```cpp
thread_local std::string g_create_err;


struct ProfCls {
    uint64_t launches = 0, blocks = 0;
    double ms = 0.0;
    std::vector<std::pair<hipEvent_t, hipEvent_t>> pending;
// ... 128 lines not shown
    unsigned* h_mid_fb = nullptr;
    unsigned* d_mid_sync[2] = {nullptr, nullptr};
    double* d_mid_big[2] = {nullptr, nullptr};
    double* d_mid_y[2] = {nullptr, nullptr};
    uint64_t inv_id[2] = {0, 0};
    double* d_prep_inv = nullptr;
    int32_t* d_ggsw_inv = nullptr;
    hipEvent_t ev_inv[2] = {nullptr, nullptr};
    bool inv_pending[2] = {false, false};
    hipEvent_t ev_wdone = nullptr;
    bool wdone_pending = false;
    hipEvent_t ev_opstart = nullptr;
    bool opstart_valid = false;
    bool wide_unsynced = false;
    bool derive_unsynced = false;
    int32_t* h_pin[2] = {nullptr, nullptr};
    hipEvent_t ev_pin[2] = {nullptr, nullptr};
    int64_t* h_res = nullptr;
    int64_t* d_h_res = nullptr;
    int32_t* h_w = nullptr;
    hipEvent_t ev_w = nullptr;
    bool w_busy = false;
    bool side_begun = false;
    bool trhi_in_C = false;
    bool tree_rotate_pending = false;
    bool words_staged = false;
    int profile = 0;
    std::map<std::string, ProfCls> prof;
    std::vector<hipEvent_t> ev_pool;
    hipEvent_t t0 = nullptr, t1 = nullptr;
// ... 33 lines not shown
}
int check_precision(fheram_ctx* c) {
    if (c->h_ro_flag && __atomic_load_n(c->h_ro_flag, __ATOMIC_RELAXED))
        return fail(c, FHERAM_ERR_PRECISION, "FP64 round-off of an inverse transform exceeded 3/8 (fheram_roundoff_max): the rounded integers are no longer trustworthy");
    return FHERAM_OK;
}
#define HIPCHK(c, call)                                                                     \
    do {                                                                                    \
        hipError_t e_ = (call);                                                             \
        if (e_ != hipSuccess)                                                               \
            return fail((c), FHERAM_ERR_DEVICE, std::string(#call) + ": " + hipGetErrorString(e_)); \
    } while (0)

GlweRef ref(int32_t* p, long sy, long sx) { return GlweRef{p, sy, sx}; }

hipEvent_t get_event(fheram_ctx* c) {
    if (!c->ev_pool.empty()) { hipEvent_t e = c->ev_pool.back(); c->ev_pool.pop_back(); return e; }
    hipEvent_t e = nullptr; c->res.event(&e, true); return e;
}
struct ProfScope {
    fheram_ctx* c; ProfCls* cls = nullptr; hipEvent_t a = nullptr;
    ProfScope(fheram_ctx* c_, const char* name, uint64_t blocks, int steps = 1) : c(c_) {
        if (!c->profile) return;
        if (c->profile == 2 && !strstr(name, "chain_launch")) return;
        cls = &c->prof[name];
        cls->launches += steps; cls->blocks += blocks * steps;
        a = get_event(c);
        hipEventRecord(a, c->cur);
    }
    ~ProfScope() {
// ... 78 lines not shown
            HIPCHK(c, hipMemcpyAsync(c->h_pin[k & 1], src + off, m * sizeof(int32_t), hipMemcpyDeviceToHost, c->stream));
            HIPCHK(c, hipEventRecord(c->ev_pin[k & 1], c->stream));
        }
        if (k > 0) {
            const size_t off = (k - 1) * PIN_CHUNK, m = std::min(PIN_CHUNK, n - off);
            HIPCHK(c, hipEventSynchronize(c->ev_pin[(k - 1) & 1]));
            widen(c->h_pin[(k - 1) & 1], dst + off, m);
        }
    }
    return FHERAM_OK;
}
int stage_words(fheram_ctx* c, int32_t* d_w, const int64_t* w, int n_ct) {
    if (c->w_busy) { HIPCHK(c, hipEventSynchronize(c->ev_w)); c->w_busy = false; }
    const size_t n = (size_t)n_ct * fheram_ctx::GLWE;
    if (!narrow(w, c->h_w, n)) return fail(c, FHERAM_ERR_RANGE, "limb out of the normalised range [-2^16, 2^16]");
    HIPCHK(c, hipMemcpyAsync(d_w, c->h_w, n * sizeof(int32_t), hipMemcpyHostToDevice, c->stream));
    HIPCHK(c, hipEventRecord(c->ev_w, c->stream));
    c->w_busy = true;
    return FHERAM_OK;
}

}
```

fhe-ram_amd/csrc/fheram.hip:

```cpp
#include <unistd.h>
#include <atomic>
#include "path.hpp"

extern "C" {

int fheram_params_default(fheram_params* p) {
    if (!p) return FHERAM_ERR_INVALID_ARG;
    std::memset(p, 0, sizeof(*p));
    p->log_n = 12; p->base2k = 17; p->rank = 1;
    p->k_glwe_pt = 3; p->k_glwe_ct = 51; p->k_ggsw_addr = 68; p->k_evk_trace = 68; p->k_evk_ggsw_inv = 85;
    p->word_size = 4; p->n_decomp = 4;
    p->decomp_n[0] = p->decomp_n[1] = p->decomp_n[2] = p->decomp_n[3] = 3;
    p->max_addr = (uint64_t)1 << 14;
    return FHERAM_OK;
}

const char* fheram_last_error(const fheram_ctx* c) { return c ? c->err.c_str() : g_create_err.c_str(); }

void fheram_config_default(fheram_config* cfg) {
    if (!cfg) return;
    fheram_config d = config_builtin();
    auto env = [](const char* n) { const char* v = getenv(n); return (v && v[0]) ? v[0] : '\0'; };
    if (env("FHERAM_LIMB_SPLIT") == '0') d.limb_split = 0;
    if (env("FHERAM_FINE_SPLIT") == '0') d.fine_split = 0;
// ... 322 lines not shown
    return result_export(c, &run, 1, c->h_res, c->d_h_res, nullptr);
}
int fheram_result_download(fheram_ctx* c, int64_t* out) {
    if (!c || !out) return FHERAM_ERR_INVALID_ARG;
    const int64_t* src = nullptr;
    const int rc = fheram_result_map(c, &src);
    if (rc != FHERAM_OK) return rc;
    std::memcpy(out, src, (size_t)c->ws * fheram_ctx::GLWE * sizeof(int64_t));
    return FHERAM_OK;
}
int fheram_sync(fheram_ctx* c) {
    if (!c) return FHERAM_ERR_INVALID_ARG;
    HIPCHK(c, hipSetDevice(c->device));
    HIPCHK(c, hipStreamSynchronize(c->stream));
    HIPCHK(c, hipGetLastError());
    c->wide_unsynced = c->derive_unsynced = false;
    return check_precision(c);
}
int fheram_roundoff_max(fheram_ctx* c, double* max_out) {
    if (!c || !max_out) return FHERAM_ERR_INVALID_ARG;
    HIPCHK(c, hipSetDevice(c->device));
    HIPCHK(c, hipStreamSynchronize(c->stream));
    HIPCHK(c, hipStreamSynchronize(c->stream2));
    double m = 0.0;
    HIPCHK(c, hipMemcpy(&m, c->d_tw + N, sizeof(double), hipMemcpyDeviceToHost));
    *max_out = m;
    if (c->cfg.monitor && m > MON_LIMIT) __atomic_store_n(c->h_ro_flag, 1u, __ATOMIC_RELAXED);
    return check_precision(c);
}
int fheram_roundoff_reset(fheram_ctx* c) {
    if (!c) return FHERAM_ERR_INVALID_ARG;
// ... 72 lines not shown
    if (w) { rc = fheram_word_stage(c, w, n_w); if (rc != FHERAM_OK) { write_side_abort(c); return rc; } }
    rc = run_op(c, addr, 2, [&] {
        if (!c->side_begun) write_side_begin(o, ctx_view(c));
        int r2 = write_top(o, ctx_view(c));
        return r2 == FHERAM_OK ? write_rows(o, ctx_view(c)) : r2;
    });
    if (rc != FHERAM_OK) return rc;
    c->ram.state = false;
    HIPCHK(c, hipGetLastError());
    return FHERAM_OK;
}

namespace {
int export_glwes(fheram_ctx* c, const int32_t* src, void* dst, int on_device, size_t n_glwe) {
    const size_t n = n_glwe * fheram_ctx::GLWE;
    if (on_device) { HIPCHK(c, hipMemcpyAsync(dst, src, n * 4, hipMemcpyDeviceToDevice, c->stream)); return FHERAM_OK; }
    return download_i64(c, (int64_t*)dst, src, n);
}
int import_glwes(fheram_ctx* c, int32_t* dst, const void* src, int on_device, size_t n_glwe) {
    const size_t n = n_glwe * fheram_ctx::GLWE;
    if (on_device) { HIPCHK(c, hipMemcpyAsync(dst, src, n * 4, hipMemcpyDeviceToDevice, c->stream)); return FHERAM_OK; }
    return upload_i64(c, dst, (const int64_t*)src, n);
}
}

int fheram_shard_info(const fheram_ctx* c, int* shard, int* n_shards, size_t* local_rows) {
    if (!c) return FHERAM_ERR_INVALID_ARG;
    if (shard) *shard = c->shard;
    if (n_shards) *n_shards = c->n_shards;
    if (local_rows) *local_rows = c->rows;
    return FHERAM_OK;
}
int fheram_read_partial(fheram_ctx* c, const fheram_addr* addr, int prepare_write, void* out, int out_on_device) {
    int rc = check_common(c, addr);
    if (rc != FHERAM_OK) return rc;
    if (!out) return fail(c, FHERAM_ERR_INVALID_ARG, "null output");
    if (c->ram.state) return fail(c, FHERAM_ERR_STATE, "invalid call to Memory.read: internal state is true -> requires calling Memory.write");
    HIPCHK(c, hipSetDevice(c->device));
    GlweRef packed;
    rc = read_local(one_addr(c, &addr), ctx_view(c), prepare_write != 0, &packed, true);
    if (rc != FHERAM_OK) return rc;
    HIPCHK(c, hipGetLastError());
    if (prepare_write) c->ram.state = true;
    return export_glwes(c, c->d_part, out, out_on_device, (size_t)c->ws);
}
int fheram_stream_signal(fheram_ctx* c, void* hip_stream) {
    if (!c) return FHERAM_ERR_INVALID_ARG;
    HIPCHK(c, hipSetDevice(c->device));
    HIPCHK(c, hipEventRecord(c->ev_xout, c->stream));
    HIPCHK(c, hipStreamWaitEvent((hipStream_t)hip_stream, c->ev_xout, 0));
    return FHERAM_OK;
}
int fheram_stream_wait(fheram_ctx* c, void* hip_stream) {
    if (!c) return FHERAM_ERR_INVALID_ARG;
    HIPCHK(c, hipSetDevice(c->device));
    HIPCHK(c, hipEventRecord(c->ev_xin, (hipStream_t)hip_stream));
    HIPCHK(c, hipStreamWaitEvent(c->stream, c->ev_xin, 0));
    return FHERAM_OK;
}
int fheram_device_malloc(fheram_ctx* c, size_t bytes, void** out) {
    if (!c || !out || bytes == 0) return fail(c, FHERAM_ERR_INVALID_ARG, "bad argument");
    HIPCHK(c, hipSetDevice(c->device));
    HIPCHK(c, hipMalloc(out, bytes));
    return FHERAM_OK;
}
int fheram_device_free(fheram_ctx* c, void* ptr) {
    if (!c) return FHERAM_ERR_INVALID_ARG;
    HIPCHK(c, hipSetDevice(c->device));
    HIPCHK(c, hipFree(ptr));
    return FHERAM_OK;
}
// ... 143 lines not shown
    return download_i64(c, ggsw_out, c->d_ggsw_tmp, fheram_ctx::GGSW);
}

int fheram_timer_begin(fheram_ctx* c) {
    if (!c) return FHERAM_ERR_INVALID_ARG;
    HIPCHK(c, hipSetDevice(c->device));
    HIPCHK(c, hipEventRecord(c->t0, c->stream));
    return FHERAM_OK;
}
int fheram_timer_end(fheram_ctx* c, float* ms) {
    if (!c || !ms) return FHERAM_ERR_INVALID_ARG;
    HIPCHK(c, hipSetDevice(c->device));
    HIPCHK(c, hipEventRecord(c->t1, c->stream));
    HIPCHK(c, hipEventSynchronize(c->t1));
    HIPCHK(c, hipEventElapsedTime(ms, c->t0, c->t1));
    c->wide_unsynced = c->derive_unsynced = false;
    return check_precision(c);
}
int fheram_profile_enable(fheram_ctx* c, int on) {
    if (!c) return FHERAM_ERR_INVALID_ARG;
    c->profile = on == 2 ? 2 : (on != 0);
    return FHERAM_OK;
}
int fheram_profile_reset(fheram_ctx* c) {
    if (!c) return FHERAM_ERR_INVALID_ARG;
    hipSetDevice(c->device);
    prof_collect(c);
    c->prof.clear();
    return FHERAM_OK;
}
int fheram_profile_get(fheram_ctx* c, const char* cls, uint64_t* launches, uint64_t* blocks, double* total_ms) {
// ... 133 lines not shown
```

fhe-ram_amd/csrc/kernels.hpp:

```cpp
#pragma once
#include "../../include/fheram.h"
#include "fft_dev.hpp"
#include <type_traits>

namespace fk {

#ifdef FK_STAMP
__device__ unsigned long long g_stamps[192];
#define STAMP(i)                                                                                   \
    do {                                                                                           \
        __builtin_amdgcn_sched_barrier(0);                                                         \
        if (threadIdx.x == 0 && blockIdx.x == 0 && blockIdx.y == 0 && blockIdx.z == 0) {           \
            unsigned long long t_;                                                                 \
            asm volatile("s_memtime %0\n\ts_waitcnt lgkmcnt(0)" : "=s"(t_)::"memory");            \
            g_stamps[i] = t_;                                                                      \
        }                                                                                          \
        __builtin_amdgcn_sched_barrier(0);                                                         \
    } while (0)
#define STAMPZ(i)                                                                                  \
    do {                                                                                           \
        __builtin_amdgcn_sched_barrier(0);                                                         \
        if (threadIdx.x == 0 && blockIdx.x == 0 && blockIdx.y == 0 && (blockIdx.z == 0 || blockIdx.z == 3)) { \
            unsigned long long t_;                                                                 \
            asm volatile("s_memtime %0\n\ts_waitcnt lgkmcnt(0)" : "=s"(t_)::"memory");            \
// ... 164 lines not shown
__device__ __forceinline__ void load_ops_p(OpRegs& o, const double* __restrict__ g, int tid) {
#ifdef FK_NO_PROLOGUE_OPS
#pragma unroll
    for (int kk = 0; kk < E / 2; kk++) asm volatile("" : "=v"(o.v[kk].x), "=v"(o.v[kk].y));
#else
    load_ops(o, g, tid);
#endif
}
__device__ __forceinline__ void mac_regs(double (&acc)[E], const double (&x)[E], const OpRegs& o) {
#pragma unroll
    for (int kk = 0; kk < E / 2; kk++) cmac(acc[2 * kk], acc[2 * kk + 1], x[2 * kk], x[2 * kk + 1], o.v[kk].x, o.v[kk].y);
}

constexpr int BF = 3, BI = 1;
#ifndef FK_CHAIN_VGPRS
#define FK_CHAIN_VGPRS 120
#endif
#define FK_WIDE_VGPRS 128
static_assert(BF <= BMAX && BI <= BMAX, "LDS holds BMAX exchange buffers");

template <int S, int R = 0>
__device__ __forceinline__ void fwd_all(double (&x)[S][E], const double* tw, double* data, int tid) {
    if constexpr (R < S) {
        constexpr int C = (S - R < BF) ? (S - R) : BF;
        ntt_fwd<C>(*reinterpret_cast<double(*)[C][E]>(&x[R]), tw, data, tid);
        fwd_all<S, R + C>(x, tw, data, tid);
    }
}
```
* * *
INSTRUCTIONS FOR THE TASK
Lines above with "data" in them are the ones to copy.

TASK RESPONSE
__device__ __forceinline__ void fwd_all(double (&x)[S][E], const double* tw, double* data, int tid) {
        ntt_fwd<C>(*reinterpret_cast<double(*)[C][E]>(&x[R]), tw, data, tid);
        fwd_all<S, R + C>(x, tw, data, tid);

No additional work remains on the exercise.